What do you think the tanks are? He made his game's tank assets identical to
their tank assets. It doesn't matter if he ripped them from a rom or modeled
them up himself he copied their assets.

------
sehugg
Atari has been little more than a brand name and an IP catalogue since the
late 90's. They and Hasbro Interactive sued a bunch of shareware developers in
2000 before releasing a slew of truly awful Windows "reboots" of Asteroids,
etc.

The scary part is that copyright law is not yet decided on the "look-and-feel"
infringement issue, yet Atari/Infogrames seems to be getting their way without
touching the courts. This is a chilling trend and has definite parallels with
SOPA.

------
frogpadbunnyhop
The letter I received from Atari was:

I am general counsel for Atari Interactive, Inc. (“Atari”), the owner of the
copyrights and trademarks in the United States for the REDACTED computer and
video games. We have recently become aware of REDACTED app “REDACTED”
currently accessible on the iTunes games website at
<http://itunes.apple.com/us/am;REDACTED>.

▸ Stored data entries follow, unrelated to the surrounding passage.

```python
class gpp_structure(C.Structure):
    _fields_ = [("kind", C.c_int), ("h", C.c_float), ("v", C.c_float), ("w", C.c_float), ("min_rho", C.c_float),
                ("kind_v", C.c_int), ("kind_w", C.c_int), ("loc", C.c_float), ("cv_dist", C.c_float), ("flags", C.c_int),
                ("field", C.c_void_p), ("field_v", C.c_void_p), ("field_w", C.c_void_p)]


class gpp_oi_stats(C.Structure):
    _fields_ = [("cells", C.c_longlong), ("cells_updated", C.c_longlong), ("solves", C.c_longlong),
                ("fallback_tiles", C.c_longlong), ("kernel_ms", C.c_float), ("union_kernel_ms", C.c_float), ("fallback_subtiles", C.c_longlong), ("big_cells", C.c_longlong)]


class gpp_ensi_stats(C.Structure):
    _fields_ = [("cells", C.c_longlong), ("condition_passthrough", C.c_longlong), ("real_part_passthrough", C.c_longlong), ("kernel_ms", C.c_float)]


_lib = None
fp = C.POINTER(C.c_float)
ip = C.POINTER(C.c_int)
vp = C.c_void_p

SIGNATURES = {
    "gpp_device_count": [ip],
    "gpp_set_device": [C.c_int],
    "gpp_get_stream": [C.POINTER(vp)],
    "gpp_synchronize": [],
    "gpp_host_alloc": [C.c_size_t, C.POINTER(vp)],
    "gpp_host_free": [vp],
    "gpp_points_create": [vp, vp, vp, vp, C.c_int, C.c_int, C.POINTER(vp)],
    "gpp_grid_create": [vp, vp, vp, vp, C.c_int, C.c_int, C.c_int, C.POINTER(vp)],
    "gpp_points_create_f64": [vp, vp, vp, vp, C.c_int, C.c_int, C.POINTER(vp)],
    "gpp_grid_create_f64": [vp, vp, vp, vp, C.c_int, C.c_int, C.c_int, C.POINTER(vp)],
    "gpp_points_destroy": [vp],
    "gpp_points_size": [vp, ip, ip, ip, ip],
    "gpp_points_get": [vp, C.c_int, vp],
    "gpp_convert_coordinates": [vp, vp, C.c_int, C.c_int, vp, vp, vp],
    "gpp_points_get_neighbours": [vp, C.c_float, C.c_float, C.c_float, C.c_int, vp, vp, C.c_int, ip],
    "gpp_points_get_closest_neighbours": [vp, C.c_float, C.c_float, C.c_int, C.c_int, vp, ip],
    "gpp_points_nearest_neighbour": [vp, vp, vp, C.c_int, C.c_int, vp],
    "gpp_nearest": [vp, vp, vp, vp, C.c_int],
    "gpp_nearest_levels": [vp, vp, vp, C.c_int, vp, C.c_int],
    "gpp_bilinear": [vp, vp, vp, C.c_int, vp, C.c_int],
    "gpp_fill": [vp, vp, vp, vp, C.c_float, C.c_int, vp, C.c_int],
# ... 144 lines not shown
```

gridpp_amd/csrc/oi.hip:

```cpp
#include "oi_common.h"
#include "oi_union.h"

void gpp_launch_union64(const OiArgs& a, unsigned nblocks, bool plain, bool list, hipStream_t stream);
void gpp_launch_union48(const OiArgs& a, unsigned nblocks, bool plain, bool list, hipStream_t stream);
#include <rocprim/rocprim.hpp>
#include <cfloat>
#include <algorithm>
#include <memory>

#pragma clang fp contract(off)

using namespace gpp;

void gpp_free_obs_index(gpp_obs_index* p) { delete p; }

__global__ void k_ix_bins(const float* __restrict__ a, const float* __restrict__ b, int n, float amin, float bmin, float inv_s, int nbx, int nby,
                          int* __restrict__ bin, int* __restrict__ iota) {
    const int i = blockIdx.x * blockDim.x + threadIdx.x;
    if(i >= n) return;
    int bx = (int)floorf((a[i] - amin) * inv_s), by = (int)floorf((b[i] - bmin) * inv_s);
    bx = max(0, min(nbx - 1, bx)); by = max(0, min(nby - 1, by));
    bin[i] = by * nbx + bx;
    iota[i] = i;
}
// ... 1528 lines not shown
    void prepare_runtime() {
        bgrid->to_device();
        ix = gpp_build_obs_index(points);
        if(!ws.e0) { GPP_HIP(hipEventCreate(&ws.e0)); GPP_HIP(hipEventCreate(&ws.e1)); GPP_HIP(hipEventCreate(&ws.eu)); }
        if((mem & GPP_ASYNC) && !g_aslots[0].h) {
            for(int k = 0; k < ASYNC_SLOTS; k++) {
                AsyncSlot& sl = g_aslots[k];
                GPP_HIP(hipHostMalloc((void**)&sl.h, SB * sizeof(unsigned long long), hipHostMallocDefault));
                GPP_HIP(hipEventCreate(&sl.e0)); GPP_HIP(hipEventCreate(&sl.e1)); GPP_HIP(hipEventCreateWithFlags(&sl.ec, hipEventDisableTiming));
            }
            for(int k = 0; k < 2; k++) { GPP_HIP(hipEventCreateWithFlags(&ws.ev_pack[k], hipEventDisableTiming)); GPP_HIP(hipEventCreateWithFlags(&ws.ev_join2[k], hipEventDisableTiming)); }
            (void)stream2(); (void)stream3();
        }
    }
    void fill_args() {
        N = (max_points > 0 && max_points <= 32) ? 32 : 62;
        a.gx = bgrid->d_x.p; a.gy = bgrid->d_y.p; a.gz = bgrid->d_z.p; a.gelev = bgrid->d_elev.p; a.glaf = bgrid->d_laf.p;
        a.bg = f_bg.d; a.bvar = f_bvar.d; a.out = f_out.d; a.out_var = f_var.d;
        a.C = C; a.ny = bgrid->ny; a.nx = bgrid->nx;
        a.tiled2d = (bgrid->nx > 0 && (long)bgrid->ny * bgrid->nx == C) ? 1 : 0;
        a.wshift = 3;
        if(a.tiled2d) {
            a.wshift = gpp_tile_wshift(bgrid);
            const int tw = 1 << a.wshift, th = 64 >> a.wshift;
            a.tiles_x = (a.nx + tw - 1) / tw; a.ntiles = a.tiles_x * ((a.ny + th - 1) / th);
        }
        else { a.tiles_x = 0; a.ntiles = (C + 63) / 64; }
        a.ogeo = ix->d_ogeo.p; a.S = S;
        gpp_scan_geometry(a.s, ix, S, max_points, N);
        a.s.st = gpp_resolve_structure(st);
        gpp_bind_field(a.s.st, st, bgrid, points, ws.cell_idx, ws.obs_idx);
        a.allow_extrap = allow_extrapolation ? 1 : 0;
        a.debug = timing_env("GPP_OI_DEBUG") ? atoi(timing_env("GPP_OI_DEBUG")) : 0;
        a.tile0 = 0; a.tile_n = a.ntiles;
    }
    void plan_kernels() {
        auto odd = [](int k) { return k == GPP_SK_CRESSMAN || k == GPP_SK_SOAR || k == GPP_SK_TOAR; };
        spatial = a.s.st.fh != nullptr;
        use_lu = spatial || (a.s.st.v != 0 && odd(a.s.st.kv)) || (a.s.st.w != 0 && odd(a.s.st.kw)) || path_env("GPP_OI_FORCE_LU");
        plain = a.s.st.kh == GPP_SK_BARNES && a.s.st.kv == GPP_SK_BARNES && a.s.st.kw == GPP_SK_BARNES && !a.s.st.cv;
        pairs_ok = N == 32 && !spatial && (size_t)C * 128 <= PAIR_PARK_MAX && !path_env("GPP_OI_NO_PAIRS");
        memo_hit = memo.points_id == points->serial && memo.h == a.s.st.h && memo.v == a.s.st.v && memo.w == a.s.st.w && memo.kh == a.s.st.kh &&
                   memo.kv == a.s.st.kv && memo.kw == a.s.st.kw && memo.cv == a.s.st.cv && memo.max_points == max_points;
        const bool memo_says_no = memo_hit && memo.declined > 0.5f;
        use_union = !use_lu && (N == 32 || (max_points > 32 && max_points <= 62)) && !memo_says_no && !path_env("GPP_OI_NO_UNION");
        WPB = N == 32 ? UnionCfg<32>::WPB : UnionCfg<64>::WPB;
        big_ok = N == 62;
        sp_union = spatial && plain && N == 32 && !f_var.d && !path_env("GPP_OI_NO_SP_UNION");
    }
    void plan_bands() {
        static_assert(!UnionCfg<32>::persistent<true>(), "the banded host path launches k_oi_union per band of tile rows");
        banded = band_candidate && a.tiled2d && use_union && N == 32 && !path_env("GPP_OI_PAIR_TILES") && a.ntiles / std::max(a.tiles_x, 1) >= BAND_MIN_TILE_ROWS;
        if(band_candidate && !banded) {
            f_bg.bind(background, C, mem);
            f_bvar.bind(bvariance, C, mem);
            a.bg = f_bg.d; a.bvar = f_bvar.d;
        }
        if(!banded) return;
        if(band_f64) { wide_bg.get(C); if(bvariance) wide_bv.get(C); }
        auto pinned = [](const void* p) { hipPointerAttribute_t at; const bool is = hipPointerGetAttributes(&at, p) == hipSuccess && at.type == hipMemoryTypeHost; (void)hipGetLastError(); return is; };
        band_down = pinned(out) && (!out_variance || pinned(out_variance));
        if(band_down && !path_env("GPP_OI_BANDS_COPY_DOWN")) {
            void* dp = nullptr; void* dv = nullptr;
            bool okp = hipHostGetDevicePointer(&dp, out, 0) == hipSuccess && dp != nullptr;
            if(okp && out_variance) okp = hipHostGetDevicePointer(&dv, out_variance, 0) == hipSuccess && dv != nullptr;
            (void)hipGetLastError();
// ... 293 lines not shown
                               (const float*)f_out.d, (const float*)f_var.d, d_patch, d_pv, d_ids);
            GPP_HIP(hipGetLastError());
            GPP_HIP(hipMemcpyAsync(ws.h_patch, d_patch, words * sizeof(float), hipMemcpyDeviceToHost, stream()));
        }
        GPP_HIP(hipStreamSynchronize(stream()));
        GPP_HIP(hipStreamSynchronize(stream3()));
        if(np > 0) {
            const float* const hp = ws.h_patch;
            const float* const hv = f_var.d ? hp + (size_t)np * 64 : nullptr;
            const int* const ids = reinterpret_cast<const int*>(hp + (size_t)np * 64 * (f_var.d ? 2 : 1));
            const int th = 64 >> a.wshift, tw = 1 << a.wshift;
            for(int i = 0; i < np; i++) {
                const int ty = ids[i] / a.tiles_x, tx = ids[i] - ty * a.tiles_x;
                for(int l = 0; l < 64; l++) {
                    const int y = ty * th + (l >> a.wshift), x = tx * tw + (l & (tw - 1));
                    if(y < a.ny && x < a.nx) { out[(size_t)y * a.nx + x] = hp[(size_t)i * 64 + l]; if(hv) out_variance[(size_t)y * a.nx + x] = hv[(size_t)i * 64 + l]; }
                }
            }
        }
    }
    void deliver() {
        if(bands_down_done && !use_lu && !(err & (ERR_SINGULAR | ERR_OVERFLOW))) patch_bands();
        else if(zero_copy_out) GPP_HIP(hipStreamSynchronize(stream()));
        else if(f_out.host || f_var.host) {
            if(bands_down_done) GPP_HIP(hipStreamSynchronize(stream3()));
            f_out.finish(); f_var.finish();
            GPP_HIP(hipStreamSynchronize(stream()));
        }
    }
    void publish_stats() {
        GPP_HIP(hipEventElapsedTime(&g_stats.kernel_ms, ws.e0, ws.e1));
        g_stats.union_kernel_ms = 0;
        if(ran_union || (ran_sp && !sp_failed)) GPP_HIP(hipEventElapsedTime(&g_stats.union_kernel_ms, ws.e0, ws.eu));
        g_stats.cells_updated = 0; g_stats.solves = 0;
        for(int k = 0; k < GPP_NSLOT; k++) { g_stats.cells_updated += (long long)counters[80 + 2 * k]; g_stats.solves += (long long)counters[81 + 2 * k]; }
        if(timing_env("GPP_SCAN_STATS")) fprintf(stderr, "[gpp] scan: %llu candidates iterated, %llu survivor-branch executions, %d tiles\n", counters[2], counters[3], a.ntiles);
#ifdef GPP_UNION_PROFILE
        { const char* nm[24] = {"cell loads", "bbox+init", "phase-1 loads", "rings", "phase 2", "classify", "union records", "P build", "eliminate", "export", "per-lane",
                                "own classify", "B1 wait", "merge", "B2 wait", "B3 wait", "bisection", "bulk evaluations", "end_bulk", "-", "-", "-", "-", "-"};
          const bool two = counters[20 + 24] != 0;
          for(int w = 0; w < 2; w++) {
              double tot = 0; for(int i = 0; i < 24; i++) tot += (double)counters[20 + 24 * w + i];
              if(tot == 0) continue;
              fprintf(stderr, "[gpp] union phases, wave %d (shader clocks per tile, %%):", w); for(int i = 0; i < 19; i++) fprintf(stderr, " %s %.0f (%.1f%%);", nm[i], counters[20 + 24 * w + i] / (double)a.ntiles * (two ? 2 : 1), 100.0 * counters[20 + 24 * w + i] / tot); fprintf(stderr, " total %.0f\n", tot / (double)a.ntiles * (two ? 2 : 1)); } }
#endif
#ifdef GPP_UNION_STATS
        fprintf(stderr, "[gpp] union: fallback reasons: slots %llu, union>40 %llu, extras>12 %llu, layout %llu, per-cell extras>6 %llu; per tile: insertions %.1f, evictions %.1f, candidates evaluated outside the bulk disc %.1f, records loaded in phase 2 %.1f\n",
                                counters[4], counters[5], counters[6], counters[7], counters[8], counters[9] / (double)a.ntiles, counters[10] / (double)a.ntiles, counters[11] / (double)a.ntiles, counters[12] / (double)a.ntiles);
        fprintf(stderr, "[gpp] union: tiles whose slot-ownership masks disagree with the slots: %llu\n", counters[13]);
#endif
        if(timing_env("GPP_SCAN_STATS")) { fprintf(stderr, "[gpp] wave-level insertions per tile histogram:"); for(int i = 0; i < 70; i++) fprintf(stderr, " %d:%llu", i, counters[4 + i]); fprintf(stderr, "\n"); }
    }
};
}
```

This unauthorized use of the REDACTED game constitutes copyright infringement
in violation of 17 U.S.C. § 501. This unauthorized use of the REDACTED® mark
also violates the trademark laws, including l5 U.S.C. lll4(1) and ll25(a), by
creating a likelihood of confusion with respect to Atari’s authorization or
sponsorship of this iTunes game.

We therefore demand that you immediately remove the “REDACTED" game from the
iTunes website listed above.

Please acknowledge receipt of our letter. This letter does not purport to be a
complete statement of the facts or the law and is without prejudice to Atari's
legal and equitable rights.

\------

It was later confirmed that the percieved copyright/trademark infringement was
in the app name. The name was the same as an older Atari game. The copyright
on the name had expired, so I thought I was ok, but I didn't check trademarks.

For what it's worth Atari was quite reasonable once the communication channel
was open.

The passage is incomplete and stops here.